> _Try it_
The answer must consist of every line below that holds the word "static".

*** Opening of Exercise data ***

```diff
@@ -1311,11 +1538,39 @@
   return (size_t)n * h * w * ((c + 7) / 8) * 8;
 }
 
+int yms_sppf_fused_fits(int dtype, int h, int w, int c) {
+  if (dtype != YMS_BF16 && dtype != YMS_F16) return 0;
+  if (h <= 0 || w <= 0 || c <= 0 || c % 8 != 0) return 0;
+  const long p = (long)h * w;
+  return p * SPPF_BWD_BPP <= SPPF_LDS_MAX && p <= 256 * SPPF_NP;
+}
+static int& sppf_route() {
+  static int r = 1;
+  return r;
+}
+int yms_sppf_route_set(int v) {
+  const int prev = sppf_route();
+  if (v >= 0) sppf_route() = v ? 1 : 0;
+  return prev;
+}
+
 yms_status yms_sppf_pool_fwd(int dtype, int n, int h, int w, int c, void* buf, int ld, int off,
                              void* stream) {
   if (n <= 0 || h <= 0 || w <= 0 || !buf || !vok(ld, off, 4 * c) || c % 8 != 0) return YMS_ERR_INVALID;
   const long items = (long)n * h * w * ((c + 7) / 8);
   if (items >= (1l << 31)) return YMS_ERR_UNSUPPORTED;
+  if (sppf_route() && yms_sppf_fused_fits(dtype, h, w, c)) {
+    const int nlog = n * (c / 8);
+    const dim3 grid((unsigned)rup(nlog, 8));
+    const size_t lds = (size_t)h * w * 32;
+    if (dtype == YMS_BF16)
+      hipLaunchKernelGGL(sppf_chain_fwd_kernel<bf16>, grid, dim3(256), lds, (hipStream_t)stream, nlog, h, w, c,
+                         (bf16*)buf, ld, off);
+    else
+      hipLaunchKernelGGL(sppf_chain_fwd_kernel<f16>, grid, dim3(256), lds, (hipStream_t)stream, nlog, h, w, c,
+                         (f16*)buf, ld, off);
+    return launch_status();
+  }
   for (int k = 1; k <= 3; ++k)
     YMS_DT_DISPATCH(dtype, T, hipLaunchKernelGGL(pool5_fwd_kernel<T>, dim3(grid_for(items)), dim3(256), 0,
                                                  (hipStream_t)stream, n, h, w, c, (T*)buf, ld,
@@ -1331,6 +1586,18 @@
   const long items = (long)n * h * w * ((c + 7) / 8);
   if (items >= (1l << 31)) return YMS_ERR_UNSUPPORTED;
   hipStream_t st = (hipStream_t)stream;
+  if (sppf_route() && yms_sppf_fused_fits(dtype, h, w, c)) {
+    const int nlog = n * (c / 8);
+    const dim3 grid((unsigned)rup(nlog, 8));
+    const size_t lds = (size_t)h * w * SPPF_BWD_BPP;
+    if (dtype == YMS_BF16)
+      hipLaunchKernelGGL(sppf_chain_bwd_kernel<bf16>, grid, dim3(256), lds, st, nlog, h, w, c, (const bf16*)buf, ld,
+                         off, (bf16*)gbuf, gld, goff);
+    else
+      hipLaunchKernelGGL(sppf_chain_bwd_kernel<f16>, grid, dim3(256), lds, st, nlog, h, w, c, (const f16*)buf, ld,
+                         off, (f16*)gbuf, gld, goff);
+    return launch_status();
+  }
   for (int k = 3; k >= 1; --k) {
     YMS_DT_DISPATCH(dtype, T, {
       hipLaunchKernelGGL(pool5_argmax_kernel<T>, dim3(grid_for(items)), dim3(256), 0, st, n, h, w, c,
diff --git a/yolo-ms_amd/yms/_lib.py b/yolo-ms_amd/yms/_lib.py
--- a/yolo-ms_amd/yms/_lib.py
+++ b/yolo-ms_amd/yms/_lib.py
@@ -123,6 +123,8 @@
     "yms_sppf_ws_bytes": (_SZ, [_I, _I, _I, _I]),
     "yms_sppf_pool_fwd": (_I, [_I, _I, _I, _I, _I, _P, _I, _I, _P]),
     "yms_sppf_pool_bwd": (_I, [_I, _I, _I, _I, _I, _P, _I, _I, _P, _I, _I, _P, _P]),
+    "yms_sppf_fused_fits": (_I, [_I, _I, _I, _I]),
+    "yms_sppf_route_set": (_I, [_I]),
     "yms_upsample2x_fwd": (_I, [_I, _I, _I, _I, _I, _P, _I, _I, _P, _I, _I, _P]),
     "yms_upsample2x_bwd": (_I, [_I, _I, _I, _I, _I, _P, _I, _I, _P, _I, _I, _I, _P]),
     "yms_pack_input": (_I, [_I, _I, _I, _I, _I, _P, _P, _I, _P]),
```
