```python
_SIGNATURES = {
    "dn_abi_version": (C.c_int, []),
    "dn_last_error": (C.c_char_p, []),
    "dn_create": (C.c_int, [C.POINTER(ModelDesc), C.c_void_p, C.c_size_t, C.POINTER(C.c_void_p)]),
    "dn_destroy": (None, [C.c_void_p]),
    "dn_workspace_bytes": (C.c_size_t, [C.c_void_p, C.c_int]),
    "dn_forward": (C.c_int, [C.c_void_p, C.c_void_p, C.c_int, C.c_int, C.c_int, C.c_void_p, C.c_void_p, C.c_void_p,
                             C.c_void_p, C.c_void_p, C.c_size_t, C.c_void_p]),
    "dn_forward_u8": (C.c_int, [C.c_void_p, C.c_void_p, C.c_int, C.c_int, C.c_int, C.c_void_p, C.c_void_p, C.c_void_p,
                             C.c_void_p, C.c_void_p, C.c_size_t, C.c_void_p]),
    "dn_forward_frames": (C.c_int, [C.c_void_p, C.c_void_p, C.c_int, C.c_int, C.c_int, C.c_void_p, C.c_void_p, C.c_void_p,
                                    C.c_void_p, C.c_void_p, C.c_size_t, C.c_void_p]),
    "dn_forward_regions": (C.c_int, [C.c_void_p, C.c_void_p, C.c_void_p, C.c_int, C.c_int, C.c_int, C.c_void_p, C.c_void_p, C.c_void_p,
                                     C.c_void_p, C.c_void_p, C.c_size_t, C.c_void_p]),
    "dn_forward_heads": (C.c_int, [C.c_void_p, C.c_void_p, C.c_int, C.c_int, C.c_int, C.c_void_p, C.c_size_t, C.c_void_p]),
    "dn_head_outputs": (C.c_int, [C.c_void_p, C.c_void_p, C.c_int, C.POINTER(C.c_void_p), C.POINTER(C.c_void_p)]),
    "dn_tensor_ptr": (C.c_int, [C.c_void_p, C.c_void_p, C.c_int, C.c_int, C.POINTER(C.c_void_p), C.POINTER(C.c_size_t)]),
    "dn_postprocess_workspace_bytes": (C.c_size_t, [C.c_int, C.c_int, C.c_int, C.c_int, C.c_int]),
    "dn_postprocess": (C.c_int, [C.c_void_p, C.c_void_p, C.c_void_p, C.c_int, C.c_int, C.c_int, C.c_float, C.c_float,
                                 C.c_void_p, C.c_float, C.c_float, C.c_int, C.c_int, C.c_void_p, C.c_void_p, C.c_void_p,
                                 C.c_void_p, C.c_void_p, C.c_void_p, C.c_size_t, C.c_void_p]),
    "dn_postprocess_soft": (C.c_int, [C.c_void_p, C.c_void_p, C.c_void_p, C.c_int, C.c_int, C.c_int, C.c_float, C.c_float,
                                      C.c_void_p, C.c_float, C.c_float, C.c_int, C.c_float, C.c_int, C.c_int, C.c_void_p, C.c_void_p, C.c_void_p,
                                      C.c_void_p, C.c_void_p, C.c_void_p, C.c_size_t, C.c_void_p]),
    "dn_set_nms": (C.c_int, [C.c_void_p, C.c_int, C.c_float]),
    "dn_pointwise_conv": (C.c_int, [C.c_void_p, C.c_void_p, C.c_void_p, C.c_void_p, C.c_void_p, C.c_void_p, C.c_void_p, C.c_int,
                                    C.c_int, C.c_int, C.c_int, C.c_int, C.c_int, C.c_int64, C.c_void_p]),
    "dn_depthwise_conv": (C.c_int, [C.c_void_p, C.c_void_p, C.c_void_p, C.c_void_p, C.c_int, C.c_int, C.c_int, C.c_int,
                                    C.c_int, C.c_int, C.c_int, C.c_int, C.c_void_p]),
    "dn_depthwise_pool_blocks": (C.c_int, [C.c_int] * 6),
    "dn_depthwise_conv_pool": (C.c_int, [C.c_void_p] * 4 + [C.c_int] * 8 + [C.c_void_p] * 7 + [C.c_int, C.c_void_p]),
    "dn_dense_conv": (C.c_int, [C.c_void_p] * 5 + [C.c_int] * 10 + [C.c_void_p]),
    "dn_expand_depthwise": (C.c_int, [C.c_void_p] * 9 + [C.c_int] * 11 + [C.c_void_p]),
    "dn_expand_depthwise_tiles": (C.c_int, [C.c_int, C.c_int, C.c_int]),
    "dn_ssd_loss_workspace_bytes": (C.c_size_t, [C.c_int, C.c_int]),
    "dn_ssd_loss": (C.c_int, [C.c_void_p] * 6 + [C.c_int] * 4 + [C.c_float, C.c_float] + [C.c_void_p, C.c_void_p, C.c_void_p, C.c_size_t, C.c_void_p]),
    "dn_ssd_loss_state_bytes": (C.c_size_t, [C.c_int, C.c_int]),
    "dn_ssd_loss_train": (C.c_int, [C.c_void_p] * 6 + [C.c_int] * 4 + [C.c_float, C.c_float] + [C.c_void_p, C.c_void_p, C.c_void_p, C.c_size_t, C.c_void_p, C.c_size_t,
                                    C.c_void_p]),
    "dn_ssd_loss_backward": (C.c_int, [C.c_void_p] * 6 + [C.c_size_t, C.c_void_p] + [C.c_int] * 4 + [C.c_void_p] * 3),
    "dn_set_graph_mode": (C.c_int, [C.c_void_p, C.c_int]),
    "dn_set_packed_output": (C.c_int, [C.c_void_p, C.c_void_p]),
    "dn_profile_begin": (C.c_int, [C.c_void_p]),
    "dn_profile_end": (C.c_int, [C.c_void_p, C.POINTER(C.c_float), C.c_int]),
    "dn_batch_split": (C.c_int, [C.c_void_p, C.c_int]),
    "dn_set_chains": (C.c_int, [C.c_void_p, C.c_int]),
    "dn_profile_op_info": (C.c_int, [C.c_void_p, C.c_int, C.c_char_p, C.c_int, C.POINTER(C.c_int32)]),
    "dn_level_features": (C.c_int, [C.c_void_p, C.c_void_p, C.c_int, C.c_int, C.c_int, C.POINTER(C.c_void_p), C.POINTER(C.c_int), C.POINTER(C.c_int)]),
    "dn_forward_features": (C.c_int, [C.c_void_p, C.c_void_p, C.c_int, C.c_int, C.c_int, C.c_void_p, C.c_size_t, C.c_void_p]),
    "dn_lite_head_backward_workspace_bytes": (C.c_size_t, [C.c_int] * 6),
    "dn_lite_head_backward": (C.c_int, [C.c_void_p] * 5 + [C.c_int64] + [C.c_int] * 5 + [C.c_void_p] * 5 + [C.c_size_t, C.c_void_p]),
    "dn_crop_tiles": (C.c_int, [C.c_void_p, C.c_int, C.c_int, C.c_void_p, C.c_int, C.c_int, C.c_int, C.c_void_p, C.c_void_p]),
    "dn_merge_detections_workspace_bytes": (C.c_size_t, [C.c_int] * 3),
    "dn_merge_detections": (C.c_int, [C.c_void_p] * 5 + [C.c_int, C.c_int, C.POINTER(C.c_int32), C.c_int, C.c_int, C.c_float, C.c_int, C.c_int] + [C.c_void_p] * 6
                            + [C.c_size_t, C.c_void_p]),
    "dn_fuse_detections_workspace_bytes": (C.c_size_t, [C.c_int, C.c_int, C.POINTER(C.c_int32), C.c_int]),
    "dn_fuse_detections": (C.c_int, [C.c_void_p] * 6 + [C.c_int, C.c_int, C.POINTER(C.c_int32), C.c_int, C.c_float, C.c_float, C.c_int] + [C.c_void_p] * 6
                           + [C.c_size_t, C.c_void_p]),
    "dn_match_detections": (C.c_int, [C.c_void_p] * 8 + [C.c_int] * 4 + [C.POINTER(C.c_double), C.c_int, C.c_double] + [C.c_void_p] * 5),
    "dn_coco_match": (C.c_int, [C.c_void_p] * 9 + [C.c_int] * 4 + [C.POINTER(C.c_double), C.c_int, C.POINTER(C.c_double), C.c_int, C.c_int] + [C.c_void_p] * 5),
    "dn_augment_workspace_bytes": (C.c_size_t, [C.c_int]),
    "dn_augment_batch": (C.c_int, [C.POINTER(C.c_void_p), C.POINTER(C.c_int32), C.POINTER(C.c_int32), C.c_int, C.c_int, C.c_int, C.c_void_p, C.c_void_p, C.c_size_t, C.c_void_p]),
    "dn_sgd_workspace_bytes": (C.c_size_t, [C.c_int, C.c_int]),
    "dn_grad_norm": (C.c_int, [C.c_void_p, C.c_int, C.c_int, C.c_void_p, C.c_size_t, C.c_void_p, C.c_void_p]),
    "dn_sgd_step": (C.c_int, [C.c_void_p, C.c_int, C.c_int, SgdHyper, C.c_void_p, C.c_int, C.c_void_p, C.c_float, C.c_void_p, C.c_void_p]),
    "dn_track_state_bytes": (C.c_size_t, [C.c_int, C.c_int]),
    "dn_track_reset": (C.c_int, [C.c_void_p, C.c_int, C.c_int, C.c_void_p, C.c_void_p]),
    "dn_track_update": (C.c_int, [C.c_void_p] * 4 + [C.c_int, C.c_int, C.POINTER(TrackParams), C.c_void_p, C.c_size_t] + [C.c_void_p] * 8),
}
EXPORTS = tuple(_SIGNATURES)
_DEBUG_SIGNATURES = {
    "dn_debug_last_kernel": (C.c_int, [C.c_char_p, C.c_int]),
    "dn_debug_conv_pool": (C.c_int, [C.c_void_p] * 6 + [C.c_int] * 6 + [C.c_void_p]),
    "dn_debug_stem": (C.c_int, [C.c_void_p] * 4 + [C.c_int] * 7 + [C.POINTER(C.c_float), C.POINTER(C.c_float), C.c_int, C.c_int, C.c_void_p]),
    "dn_debug_choice": (C.c_int, [C.c_char_p, C.POINTER(C.c_int64), C.c_int, C.c_char_p, C.c_int]),
}

_lib = None


class HipLibraryMissing(RuntimeError):
    pass


def lib():
    global _lib
    if _lib is not None:
# ... 39 lines not shown
```

### demonet_amd/csrc/plan.hip

```cpp
#include <stdarg.h>
#include <stdlib.h>
#include <string.h>

#include <algorithm>
#include <cmath>
#include <atomic>
#include <map>
#include <mutex>
#include <set>
#include <string>
#include <tuple>
#include <vector>

#include "choice.h"

static thread_local char g_err[512] = "";

static thread_local char g_kernel[96] = "";
void dn_note_kernel(const char* fmt, ...) {
    va_list ap;
    va_start(ap, fmt);
    vsnprintf(g_kernel, sizeof(g_kernel), fmt, ap);
    va_end(ap);
}
// ... 1389 lines not shown
    a.nms_method = nms_method; a.nms_sigma = nms_sigma;
    a.boxes = boxes; a.scores = scores; a.labels = labels; a.counts = counts; a.kept_anchor = kept_anchor;
    a.ws = ws; a.ws_bytes = ws_bytes;
    a.xq = xcd_images_per_group(n);
    return launch_postprocess(a, reinterpret_cast<hipStream_t>(stream), nullptr);
}

extern "C" int dn_postprocess(const float* logits, const float* reg, const float* anchors, int n, int A, int K, float image_h,
                              float image_w, const float* scale_xy, float score_thresh, float nms_thresh, int topk, int dets,
                              float* boxes, float* scores, int64_t* labels, int32_t* counts, int32_t* kept_anchor, void* ws,
                              size_t ws_bytes, void* stream) {
    return dn_postprocess_soft(logits, reg, anchors, n, A, K, image_h, image_w, scale_xy, score_thresh, nms_thresh, DN_NMS_HARD, 0.f, topk, dets,
                               boxes, scores, labels, counts, kept_anchor, ws, ws_bytes, stream);
}

extern "C" int dn_pointwise_conv(const void* x, const void* w, const void* w_frag, const float* bias, const void* residual,
                                 const float* se, void* out, int m, int cin, int cout, int hw, int act, int out_fp32,
                                 int64_t out_img_stride, void* stream) {
    DN_REQUIRE(x && w && bias && out, "dn_pointwise_conv: null argument");
    PwArgs a;
    a.x = reinterpret_cast<const half_t*>(x); a.w = reinterpret_cast<const half_t*>(w); a.bias = bias;
    a.wfrag = reinterpret_cast<const half_t*>(w_frag);
    a.residual = reinterpret_cast<const half_t*>(residual); a.se = se; a.out = out;
    a.m = m; a.cin = cin; a.cout = cout; a.hw = hw; a.act = act; a.out_fp32 = out_fp32;
    a.out_img_stride = out_fp32 ? (long)out_img_stride : 0; a.out_base = 0;
    a.xq = (hw > 0 && m % hw == 0) ? xcd_images_per_group(m / hw) : 0;
    int rc = launch_pointwise(a, reinterpret_cast<hipStream_t>(stream));
    if (rc) return rc;
    DN_HIP_CHECK(hipGetLastError());
    return DN_OK;
}

extern "C" int dn_expand_depthwise(const void* x, const void* w1, const float* b1, const void* wd, const float* bd, const void* w3,
                                   const float* b3, void* out, float* pool_partial, int n, int h, int w, int cin, int cexp, int cout,
                                   int k, int stride, int act1, int act2, int has_res, void* stream) {
    DN_REQUIRE(x && wd && bd && out, "dn_expand_depthwise: null argument");
    DN_REQUIRE((w1 == nullptr) == (b1 == nullptr) && (w3 == nullptr) == (b3 == nullptr), "dn_expand_depthwise: weight without bias");
    ExpDwArgs a{};
    a.x = reinterpret_cast<const half_t*>(x); a.out = reinterpret_cast<half_t*>(out); a.pool = pool_partial;
    a.w1 = reinterpret_cast<const half_t*>(w1); a.b1 = b1; a.wd = reinterpret_cast<const half_t*>(wd); a.bd = bd;
    a.w3 = reinterpret_cast<const half_t*>(w3); a.b3 = b3;
    a.n = n; a.H = h; a.W = w; a.k = k; a.stride = stride; a.pad = (k - 1) / 2;
    a.Ho = (h + 2 * a.pad - k) / stride + 1; a.Wo = (w + 2 * a.pad - k) / stride + 1;
    a.cin = cin; a.cexp = cexp; a.cout = w3 ? cout : cexp; a.act1 = act1; a.act2 = act2; a.has_res = has_res;
    a.xq = xcd_images_per_group(n);
    int rc = launch_expdw(a, reinterpret_cast<hipStream_t>(stream));
    if (rc) return rc;
    DN_HIP_CHECK(hipGetLastError());
    return DN_OK;
}

extern "C" int dn_expand_depthwise_tiles(int ho, int wo, int stride) { return expdw_tiles_per_image(ho, wo, stride); }
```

*** Close of Exercise data ***

> _Written solution_
+static int& sppf_route() {
+  static int r = 1;
static thread_local char g_err[512] = "";
static thread_local char g_kernel[96] = "";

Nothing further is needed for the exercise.